# sjappig/rtl-ws

Hardware: AMD Instinct MI355X
Metric: spectra/s (1024-pt IQ frames) (higher is better)
Workload: dtype f64 arithmetic, f32 rows; 1 GPU; batched_1024pt_64k_frames_f64c_f32o; n_fft=1024, k_avg=1, window=rect, output=power_sum, cic_r=0, input=cmplx_u8 tone(0.6)+noise(0.05), device-resident, 4 rotating sets

## Files before the change

### rtl-ws_amd/csrc/spectrum_f64_1024x.hip

```cpp
#include <hip/hip_runtime.h>
#include <stdint.h>

#include "rtlws_internal.h"
#include "fft_regs_f64.h"

#define RTLWS_X_LDS_ORDER 0

namespace rtlws {

using namespace f64;

typedef short pk_i16 __attribute__((ext_vector_type(2)));

__device__ __forceinline__ void swap_rows16(unsigned& a, unsigned& b)
{
    const auto r = __builtin_amdgcn_permlane16_swap(a, b, false, false);
    a = r[0];
    b = r[1];
}
__device__ __forceinline__ void swap_rows32(unsigned& a, unsigned& b)
{
    const auto r = __builtin_amdgcn_permlane32_swap(a, b, false, false);
    a = r[0];
    b = r[1];
}

template <int OUT, bool KONE, bool ROWF32, int WAVES>
__global__ __launch_bounds__(64 * WAVES, WAVES == 1 ? 2 : WAVES / 4) void spectra_f64_1024x(const SpectraParamsF64 p)
{
    constexpr int N = 1024;
    static_assert(!(ROWF32 && OUT == OUT_PAYLOAD), "payload rows are bytes in either form");
    static_assert(WAVES == 1 || WAVES % 4 == 0, "whole wavefronts per SIMD");
    extern __shared__ __attribute__((aligned(16))) double2 lds_all[];
    constexpr int SLICE_F2 = 17 * 64;
    double2* const ldsd = lds_all + (WAVES == 1 ? 0 : (threadIdx.x >> 6) * SLICE_F2);
    unsigned* const row_counter = reinterpret_cast<unsigned*>(lds_all + WAVES * SLICE_F2);

    const int t = threadIdx.x & 63;
    const int K = KONE ? 1 : p.k_avg;
    const long ngroups = p.ngroups;
    long g = (long)blockIdx.x + (WAVES == 1 ? 0L : (long)(threadIdx.x >> 6) * gridDim.x);
    if constexpr (WAVES > 1) {
        if (threadIdx.x == 0) *row_counter = WAVES;
        __syncthreads();
    }
    auto next_row = [&](long cur) -> long {
        if constexpr (WAVES == 1) {
            return cur + gridDim.x;
        } else {
            unsigned v = 0;
            if (t == 0) v = __hip_atomic_fetch_add(row_counter, 1u, __ATOMIC_RELAXED, __HIP_MEMORY_SCOPE_WORKGROUP);
            return (long)blockIdx.x + (long)(unsigned)__builtin_amdgcn_readfirstlane((int)v) * gridDim.x;
        }
    };

    unsigned raw[16];
    auto load_raw = [&](long frame) {
        const uint16_t* src = reinterpret_cast<const uint16_t*>(p.in) + frame * N;
#pragma unroll
        for (int j = 0; j < 16; ++j) raw[j] = __builtin_nontemporal_load(src + 64 * j + t);
    };
    if (g < ngroups) load_raw(g * K);

    f2 twA[8], twB[16];
#pragma unroll
    for (int m = 0; m < 8; ++m) twA[m] = p.twxa[(t >> 4) * 8 + m];
#pragma unroll
    for (int s = 0; s < 16; ++s) twB[s] = p.twxb[t * 16 + s];
#pragma unroll
    for (int m = 0; m < 8; ++m) asm volatile("" ::"v"(twA[m].x), "v"(twA[m].y));
#pragma unroll
    for (int s = 0; s < 16; ++s) asm volatile("" ::"v"(twB[s].x), "v"(twB[s].y));

    const int wp = t >> 4, wc = t & 15;

    while (g < ngroups) {
        const long g_next = next_row(g);
        double acc[16];
        double wdc = 0.0;
#pragma unroll
        for (int u = 0; u < 16; ++u) acc[u] = 0.0;

        for (int kf = 0; kf < K; ++kf) {
            const long frame = g * K + kf;

            unsigned y[16];
#pragma unroll
            for (int b = 0; b < 4; ++b) {
                pk_i16 x[4];
#pragma unroll
                for (int a = 0; a < 4; ++a) {
                    const unsigned r = raw[4 * a + b];
                    x[a] = __builtin_bit_cast(pk_i16, __builtin_amdgcn_perm(r, r, 0x0c010c00u));
                }
                const pk_i16 s0 = x[0] + x[2], s1 = x[0] - x[2], s2 = x[1] + x[3], s3 = x[1] - x[3];
                const pk_i16 rot = {s3.y, (short)-s3.x};
                y[4 * b + 0] = __builtin_bit_cast(unsigned, (pk_i16)(s0 + s2));
                y[4 * b + 1] = __builtin_bit_cast(unsigned, (pk_i16)(s1 + rot));
                y[4 * b + 2] = __builtin_bit_cast(unsigned, (pk_i16)(s0 - s2));
                y[4 * b + 3] = __builtin_bit_cast(unsigned, (pk_i16)(s1 - rot));
            }
            {
                long nf = frame + 1;
                if (kf + 1 == K) nf = g_next * K;
                if (nf >= ngroups * K) nf = frame;
                load_raw(nf);
            }

#pragma unroll
            for (int b = 0; b < 4; ++b) {
                swap_rows16(y[4 * b + 0], y[4 * b + 1]);
                swap_rows16(y[4 * b + 2], y[4 * b + 3]);
                swap_rows32(y[4 * b + 0], y[4 * b + 2]);
                swap_rows32(y[4 * b + 1], y[4 * b + 3]);
            }
            f2 v[16];
#pragma unroll
            for (int r = 0; r < 16; ++r)
                v[r] = mk((double)(short)(y[r] & 0xffffu), (double)((int)y[r] >> 16));

            fft_last<16>(v, 0, twA);
#pragma unroll
            for (int s = 0; s < 16; ++s) v[s] = cmul(v[s], twB[s]);

            __builtin_amdgcn_fence(__ATOMIC_RELEASE, "wavefront");
            __builtin_amdgcn_wave_barrier();
#pragma unroll
            for (int s = 0; s < 16; ++s) ldsd[17 * (4 * rev16(s) + wp) + wc] = v[s];
            __builtin_amdgcn_fence(__ATOMIC_RELEASE, "wavefront");
            __builtin_amdgcn_wave_barrier();
            __builtin_amdgcn_fence(__ATOMIC_ACQUIRE, "wavefront");
#pragma unroll
            for (int c = 0; c < 16; ++c) v[c] = ldsd[17 * t + c];

            fft16_sel(v);

#pragma unroll
            for (int u = 0; u < 16; ++u) {
                if (u == 15) {
                    const double pw = fma(v[u].y, v[u].y, v[u].x * v[u].x);
                    acc[u] = KONE ? pw : acc[u] + pw;
                    wdc = KONE ? pw : fma((double)(K - kf), pw, wdc);
                } else if constexpr (KONE) {
                    acc[u] = fma(v[u].y, v[u].y, v[u].x * v[u].x);
                } else {
                    acc[u] = fma(v[u].y, v[u].y, fma(v[u].x, v[u].x, acc[u]));
                }
            }
        }

        const double dcv = lane63(wdc);
        if (t == 0) acc[0] = dcv;

        {
#pragma unroll
            for (int u = 0; u < 16; ++u) {
                const long i = g * N + 64 * (rev16(u) ^ 8) + t;
                const double a = acc[u];
                if constexpr (OUT == OUT_PAYLOAD) {
                    reinterpret_cast<uint8_t*>(p.out)[i] = (uint8_t)payload_f64(p.lin_gain * a, p.count);
                } else {
                    const double o = (OUT == OUT_DB) ? db_f64(a, p.count) : a;
                    if constexpr (ROWF32) __builtin_nontemporal_store((float)o, reinterpret_cast<float*>(p.out) + i);
                    else __builtin_nontemporal_store(o, reinterpret_cast<double*>(p.out) + i);
                }
            }
        }
        g = g_next;
    }
}

constexpr size_t x_lds_bytes(int waves) { return (size_t)waves * 16 * 17 * 64 + (waves > 1 ? 16 : 0); }
size_t spectra_f64_1024x_lds_bytes(int waves) { return x_lds_bytes(waves >= 8 ? 8 : 1); }

template <typename Choose, typename Leaf>
static hipError_t x_table(Choose choose, const SpectraParamsF64& p, int waves, Leaf&& leaf)
{
    return choose(Vals<1, 8>{}, waves >= 8 ? 8 : 1, [&](auto w) {
        return choose(OutModes{}, p.out_mode, [&](auto out) {
            using Kone = std::conditional_t<out == OUT_SUM, Bools, Vals<true>>;
            return choose(Kone{}, p.k_avg == 1, [&](auto kone) {
                return choose(Flag<out != OUT_PAYLOAD>{}, p.rows_f32 != 0, [&](auto rowf32) {
                    return leaf(&spectra_f64_1024x<out, kone, rowf32, w>, 64 * w, x_lds_bytes(w));
                });
            });
        });
    });
}

hipError_t launch_spectra_f64_1024x(const SpectraParamsF64& p, int blocks, int waves, hipStream_t st, int device)
{
    return x_table(pick, p, waves, [&](auto kernel, int threads, size_t lds_bytes) {
        const hipError_t e = lds_opt_in(kernel, device, lds_bytes);
        return e != hipSuccess ? e : launch(kernel, dim3(blocks), dim3(threads), lds_bytes, st, p);
    });
}

hipError_t prepare_spectra_f64_1024x(int device)
{
    return x_table(visit_all, SpectraParamsF64{}, 0, [&](auto kernel, int, size_t lds_bytes) {
        return lds_opt_in(kernel, device, lds_bytes);
    });
}

}
```

Measured before the change: 587.4 million spectra/s.

## Compute first radix-4 FFT stage with int8 MFMA instead of packed-int VALU

For the k_avg==1 path, the first radix-4 butterfly over the u8 IQ samples becomes an i8 16x16x32 MFMA against a constant ±1 coefficient matrix. The u8 samples are sign-flipped to s8, and the removed offset is restored through a DC term in the accumulator. This replaces the byte unpacking, packed-i16 adds and permlane row swaps, because the matrix layout yields the transposed result directly. In exchange it adds byte-granular load packing, 8 MFMA issues per frame and a sched_barrier, and correctness depends on the MFMA lane layout matching the expected data placement.

Measured after the change: 623.8 million spectra/s (median of 6 runs). 1.06x the previous value.

```diff
diff --git a/rtl-ws_amd/csrc/spectrum_f64_1024x.hip b/rtl-ws_amd/csrc/spectrum_f64_1024x.hip
--- a/rtl-ws_amd/csrc/spectrum_f64_1024x.hip
+++ b/rtl-ws_amd/csrc/spectrum_f64_1024x.hip
@@ -11,6 +11,20 @@
 using namespace f64;
 
 typedef short pk_i16 __attribute__((ext_vector_type(2)));
+typedef unsigned short pk_u16 __attribute__((ext_vector_type(2)));
+typedef int v4i __attribute__((ext_vector_type(4)));
+
+constexpr long radix4_coef(int p, bool im)
+{
+    unsigned long v = 0;
+    for (int a = 0; a < 4; ++a) {
+        const int e = (a * p) & 3;
+        const int cr = e == 0 ? 1 : e == 2 ? -1 : 0, ci = e == 1 ? -1 : e == 3 ? 1 : 0;
+        v |= (unsigned long)(unsigned char)(im ? ci : cr) << (16 * a);
+        v |= (unsigned long)(unsigned char)(im ? cr : -ci) << (16 * a + 8);
+    }
+    return (long)v;
+}
 
 __device__ __forceinline__ void swap_rows16(unsigned& a, unsigned& b)
 {
@@ -54,13 +68,36 @@
         }
     };
 
-    unsigned raw[16];
+    constexpr bool MFMA_FE = KONE;
+    unsigned raw[MFMA_FE ? 8 : 16];
     auto load_raw = [&](long frame) {
         const uint16_t* src = reinterpret_cast<const uint16_t*>(p.in) + frame * N;
-#pragma unroll
-        for (int j = 0; j < 16; ++j) raw[j] = __builtin_nontemporal_load(src + 64 * j + t);
+        if constexpr (MFMA_FE) {
+#pragma unroll
+            for (int b = 0; b < 4; ++b) {
+#pragma unroll
+                for (int h = 0; h < 2; ++h) {
+                    pk_u16 w;
+                    w.x = __builtin_nontemporal_load(src + 64 * (8 * h + b) + t);
+                    w.y = __builtin_nontemporal_load(src + 64 * (8 * h + 4 + b) + t);
+                    raw[2 * b + h] = __builtin_bit_cast(unsigned, w);
+                }
+            }
+        } else {
+#pragma unroll
+            for (int j = 0; j < 16; ++j) raw[j] = __builtin_nontemporal_load(src + 64 * j + t);
+        }
     };
     if (g < ngroups) load_raw(g * K);
+
+    long a_re = 0, a_im = 0;
+    if ((t >> 4) == (t & 3)) {
+        const int pp = (t & 15) >> 2;
+        a_re = pp == 0 ? radix4_coef(0, false) : pp == 1 ? radix4_coef(1, false) : pp == 2 ? radix4_coef(2, false) : radix4_coef(3, false);
+        a_im = pp == 0 ? radix4_coef(0, true) : pp == 1 ? radix4_coef(1, true) : pp == 2 ? radix4_coef(2, true) : radix4_coef(3, true);
+    }
+    const int c_dc = t < 16 ? 512 : 0;
+    const v4i c_off = {c_dc, c_dc, c_dc, c_dc};
 
     f2 twA[8], twB[16];
 #pragma unroll
@@ -84,40 +121,56 @@
         for (int kf = 0; kf < K; ++kf) {
             const long frame = g * K + kf;
 
-            unsigned y[16];
-#pragma unroll
-            for (int b = 0; b < 4; ++b) {
-                pk_i16 x[4];
-#pragma unroll
-                for (int a = 0; a < 4; ++a) {
-                    const unsigned r = raw[4 * a + b];
-                    x[a] = __builtin_bit_cast(pk_i16, __builtin_amdgcn_perm(r, r, 0x0c010c00u));
-                }
-                const pk_i16 s0 = x[0] + x[2], s1 = x[0] - x[2], s2 = x[1] + x[3], s3 = x[1] - x[3];
-                const pk_i16 rot = {s3.y, (short)-s3.x};
-                y[4 * b + 0] = __builtin_bit_cast(unsigned, (pk_i16)(s0 + s2));
-                y[4 * b + 1] = __builtin_bit_cast(unsigned, (pk_i16)(s1 + rot));
-                y[4 * b + 2] = __builtin_bit_cast(unsigned, (pk_i16)(s0 - s2));
-                y[4 * b + 3] = __builtin_bit_cast(unsigned, (pk_i16)(s1 - rot));
-            }
-            {
+            auto prefetch = [&]() {
                 long nf = frame + 1;
                 if (kf + 1 == K) nf = g_next * K;
                 if (nf >= ngroups * K) nf = frame;
                 load_raw(nf);
-            }
-
-#pragma unroll
-            for (int b = 0; b < 4; ++b) {
-                swap_rows16(y[4 * b + 0], y[4 * b + 1]);
-                swap_rows16(y[4 * b + 2], y[4 * b + 3]);
-                swap_rows32(y[4 * b + 0], y[4 * b + 2]);
-                swap_rows32(y[4 * b + 1], y[4 * b + 3]);
-            }
+            };
             f2 v[16];
-#pragma unroll
-            for (int r = 0; r < 16; ++r)
-                v[r] = mk((double)(short)(y[r] & 0xffffu), (double)((int)y[r] >> 16));
+            if constexpr (MFMA_FE) {
+                v4i yre[4], yim[4];
+#pragma unroll
+                for (int b = 0; b < 4; ++b) {
+                    const unsigned lo = raw[2 * b] ^ 0x80808080u, hi = raw[2 * b + 1] ^ 0x80808080u;
+                    const long xb = (long)(((unsigned long)hi << 32) | lo);
+                    yre[b] = __builtin_amdgcn_mfma_i32_16x16x32_i8(a_re, xb, c_off, 0, 0, 0);
+                    yim[b] = __builtin_amdgcn_mfma_i32_16x16x32_i8(a_im, xb, c_off, 0, 0, 0);
+                }
+                __builtin_amdgcn_sched_barrier(0);
+                prefetch();
+#pragma unroll
+                for (int r = 0; r < 16; ++r) v[r] = mk((double)yre[r >> 2][r & 3], (double)yim[r >> 2][r & 3]);
+            } else {
+                unsigned y[16];
+#pragma unroll
+                for (int b = 0; b < 4; ++b) {
+                    pk_i16 x[4];
+#pragma unroll
+                    for (int a = 0; a < 4; ++a) {
+                        const unsigned r = raw[4 * a + b];
+                        x[a] = __builtin_bit_cast(pk_i16, __builtin_amdgcn_perm(r, r, 0x0c010c00u));
+                    }
+                    const pk_i16 s0 = x[0] + x[2], s1 = x[0] - x[2], s2 = x[1] + x[3], s3 = x[1] - x[3];
+                    const pk_i16 rot = {s3.y, (short)-s3.x};
+                    y[4 * b + 0] = __builtin_bit_cast(unsigned, (pk_i16)(s0 + s2));
+                    y[4 * b + 1] = __builtin_bit_cast(unsigned, (pk_i16)(s1 + rot));
+                    y[4 * b + 2] = __builtin_bit_cast(unsigned, (pk_i16)(s0 - s2));
+                    y[4 * b + 3] = __builtin_bit_cast(unsigned, (pk_i16)(s1 - rot));
+                }
+                prefetch();
+
+#pragma unroll
+                for (int b = 0; b < 4; ++b) {
+                    swap_rows16(y[4 * b + 0], y[4 * b + 1]);
+                    swap_rows16(y[4 * b + 2], y[4 * b + 3]);
+                    swap_rows32(y[4 * b + 0], y[4 * b + 2]);
+                    swap_rows32(y[4 * b + 1], y[4 * b + 3]);
+                }
+#pragma unroll
+                for (int r = 0; r < 16; ++r)
+                    v[r] = mk((double)(short)(y[r] & 0xffffu), (double)((int)y[r] >> 16));
+            }
 
             fft_last<16>(v, 0, twA);
 #pragma unroll
```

--- --- ---

_TASK DETAILS:_
Among the lines above, show every one that contains the string "ngroups".

_OUTPUT:_
    const long ngroups = p.ngroups;
    if (g < ngroups) load_raw(g * K);
    while (g < ngroups) {
                if (nf >= ngroups * K) nf = frame;
     if (g < ngroups) load_raw(g * K);
                 if (nf >= ngroups * K) nf = frame;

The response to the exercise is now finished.